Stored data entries
☆ ☆ ☆ ☆ ☆

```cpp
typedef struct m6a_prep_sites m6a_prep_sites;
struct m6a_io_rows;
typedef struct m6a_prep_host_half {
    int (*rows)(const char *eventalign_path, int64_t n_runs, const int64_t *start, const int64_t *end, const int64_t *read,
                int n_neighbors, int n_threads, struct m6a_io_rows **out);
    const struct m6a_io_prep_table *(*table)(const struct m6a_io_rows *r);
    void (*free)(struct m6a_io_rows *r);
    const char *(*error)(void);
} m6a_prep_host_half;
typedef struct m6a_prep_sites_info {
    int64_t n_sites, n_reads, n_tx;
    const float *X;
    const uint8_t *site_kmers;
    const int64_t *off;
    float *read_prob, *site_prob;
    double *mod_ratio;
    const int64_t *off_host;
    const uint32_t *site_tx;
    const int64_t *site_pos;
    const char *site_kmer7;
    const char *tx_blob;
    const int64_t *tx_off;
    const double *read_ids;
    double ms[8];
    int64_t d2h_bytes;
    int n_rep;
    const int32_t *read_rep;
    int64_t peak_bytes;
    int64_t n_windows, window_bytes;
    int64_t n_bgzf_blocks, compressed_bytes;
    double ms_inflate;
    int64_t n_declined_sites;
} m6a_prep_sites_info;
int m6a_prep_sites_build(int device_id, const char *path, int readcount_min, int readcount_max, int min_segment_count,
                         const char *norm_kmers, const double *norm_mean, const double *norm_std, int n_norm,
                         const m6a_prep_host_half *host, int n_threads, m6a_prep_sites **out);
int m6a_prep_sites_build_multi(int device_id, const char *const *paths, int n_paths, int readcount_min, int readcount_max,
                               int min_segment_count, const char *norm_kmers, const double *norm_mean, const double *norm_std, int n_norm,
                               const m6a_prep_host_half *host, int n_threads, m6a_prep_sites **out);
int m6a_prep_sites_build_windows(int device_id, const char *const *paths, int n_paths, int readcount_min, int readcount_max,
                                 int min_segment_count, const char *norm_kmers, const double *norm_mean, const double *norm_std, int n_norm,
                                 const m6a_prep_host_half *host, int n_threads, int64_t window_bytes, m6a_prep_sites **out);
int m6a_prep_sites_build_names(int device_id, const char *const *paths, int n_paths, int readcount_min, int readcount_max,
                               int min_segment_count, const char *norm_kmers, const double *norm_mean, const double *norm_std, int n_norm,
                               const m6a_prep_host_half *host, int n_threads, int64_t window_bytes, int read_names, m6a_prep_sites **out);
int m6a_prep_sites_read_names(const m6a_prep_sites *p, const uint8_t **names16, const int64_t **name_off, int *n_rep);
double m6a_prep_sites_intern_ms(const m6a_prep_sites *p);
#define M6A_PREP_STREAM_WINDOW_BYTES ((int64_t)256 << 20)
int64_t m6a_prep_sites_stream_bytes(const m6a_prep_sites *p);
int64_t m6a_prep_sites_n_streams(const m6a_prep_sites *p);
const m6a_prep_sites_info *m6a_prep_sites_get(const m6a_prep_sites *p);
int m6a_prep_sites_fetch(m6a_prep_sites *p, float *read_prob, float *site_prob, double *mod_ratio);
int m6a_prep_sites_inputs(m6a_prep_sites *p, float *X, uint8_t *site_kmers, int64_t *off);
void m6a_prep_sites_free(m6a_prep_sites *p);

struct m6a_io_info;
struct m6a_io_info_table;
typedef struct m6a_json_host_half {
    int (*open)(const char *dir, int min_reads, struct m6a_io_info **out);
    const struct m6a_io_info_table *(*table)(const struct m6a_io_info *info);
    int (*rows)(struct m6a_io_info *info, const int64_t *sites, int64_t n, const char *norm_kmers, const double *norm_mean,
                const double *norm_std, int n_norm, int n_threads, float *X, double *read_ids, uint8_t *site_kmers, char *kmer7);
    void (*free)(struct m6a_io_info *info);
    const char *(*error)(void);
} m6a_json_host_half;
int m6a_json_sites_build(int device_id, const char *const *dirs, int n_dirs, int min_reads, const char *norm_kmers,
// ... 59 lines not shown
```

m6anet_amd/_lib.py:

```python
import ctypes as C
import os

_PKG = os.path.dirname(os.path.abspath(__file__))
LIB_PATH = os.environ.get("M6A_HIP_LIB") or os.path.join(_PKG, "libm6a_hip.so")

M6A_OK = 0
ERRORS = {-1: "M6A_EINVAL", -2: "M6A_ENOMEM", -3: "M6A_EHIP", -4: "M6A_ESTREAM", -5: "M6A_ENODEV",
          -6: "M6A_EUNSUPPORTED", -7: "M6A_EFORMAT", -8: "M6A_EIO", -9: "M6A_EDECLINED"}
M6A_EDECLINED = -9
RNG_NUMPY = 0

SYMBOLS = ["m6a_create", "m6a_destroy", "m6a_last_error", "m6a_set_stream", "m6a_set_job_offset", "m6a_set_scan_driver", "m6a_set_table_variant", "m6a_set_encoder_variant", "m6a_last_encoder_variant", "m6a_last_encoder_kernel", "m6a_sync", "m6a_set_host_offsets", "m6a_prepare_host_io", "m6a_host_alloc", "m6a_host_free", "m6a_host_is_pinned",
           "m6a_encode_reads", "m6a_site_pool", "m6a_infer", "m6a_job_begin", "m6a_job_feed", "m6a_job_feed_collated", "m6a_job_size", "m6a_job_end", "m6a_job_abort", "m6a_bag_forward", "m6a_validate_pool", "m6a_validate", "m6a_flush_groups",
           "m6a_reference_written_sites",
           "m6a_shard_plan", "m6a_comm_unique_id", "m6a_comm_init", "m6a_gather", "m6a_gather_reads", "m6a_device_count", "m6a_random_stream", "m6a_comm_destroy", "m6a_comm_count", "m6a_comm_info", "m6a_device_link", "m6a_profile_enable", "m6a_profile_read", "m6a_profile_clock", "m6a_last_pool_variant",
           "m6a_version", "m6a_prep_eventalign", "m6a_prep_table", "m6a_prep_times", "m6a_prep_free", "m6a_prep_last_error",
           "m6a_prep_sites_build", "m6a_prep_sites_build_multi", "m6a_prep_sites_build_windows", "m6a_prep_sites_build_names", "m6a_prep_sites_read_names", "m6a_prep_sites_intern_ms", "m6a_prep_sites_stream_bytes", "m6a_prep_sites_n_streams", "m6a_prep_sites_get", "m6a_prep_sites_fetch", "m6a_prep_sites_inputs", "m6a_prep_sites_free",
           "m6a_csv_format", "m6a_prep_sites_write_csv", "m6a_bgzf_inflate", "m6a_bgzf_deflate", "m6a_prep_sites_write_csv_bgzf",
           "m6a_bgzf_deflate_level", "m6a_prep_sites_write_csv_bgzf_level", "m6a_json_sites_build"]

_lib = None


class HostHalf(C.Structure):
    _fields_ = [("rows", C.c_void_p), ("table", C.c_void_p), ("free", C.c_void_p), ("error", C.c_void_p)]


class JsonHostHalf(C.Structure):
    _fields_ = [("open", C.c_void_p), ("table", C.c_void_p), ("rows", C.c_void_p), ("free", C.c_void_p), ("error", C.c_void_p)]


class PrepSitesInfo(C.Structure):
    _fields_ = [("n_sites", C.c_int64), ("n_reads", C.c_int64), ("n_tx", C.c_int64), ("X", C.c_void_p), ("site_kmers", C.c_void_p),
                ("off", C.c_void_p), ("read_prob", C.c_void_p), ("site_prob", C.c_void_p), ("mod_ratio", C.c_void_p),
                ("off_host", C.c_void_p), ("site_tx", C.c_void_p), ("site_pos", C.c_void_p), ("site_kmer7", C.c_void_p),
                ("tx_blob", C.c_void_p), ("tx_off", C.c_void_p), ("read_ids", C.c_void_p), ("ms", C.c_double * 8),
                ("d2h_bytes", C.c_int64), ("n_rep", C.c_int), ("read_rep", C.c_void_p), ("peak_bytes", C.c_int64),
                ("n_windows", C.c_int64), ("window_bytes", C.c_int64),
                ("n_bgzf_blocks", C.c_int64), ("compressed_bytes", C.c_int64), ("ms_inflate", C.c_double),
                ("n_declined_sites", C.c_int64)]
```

☆ ☆ ☆ ☆ ☆

## Work to complete
Looking at the entries above, determine how many lines contain the word "class" and state only that number.

## Answer section
3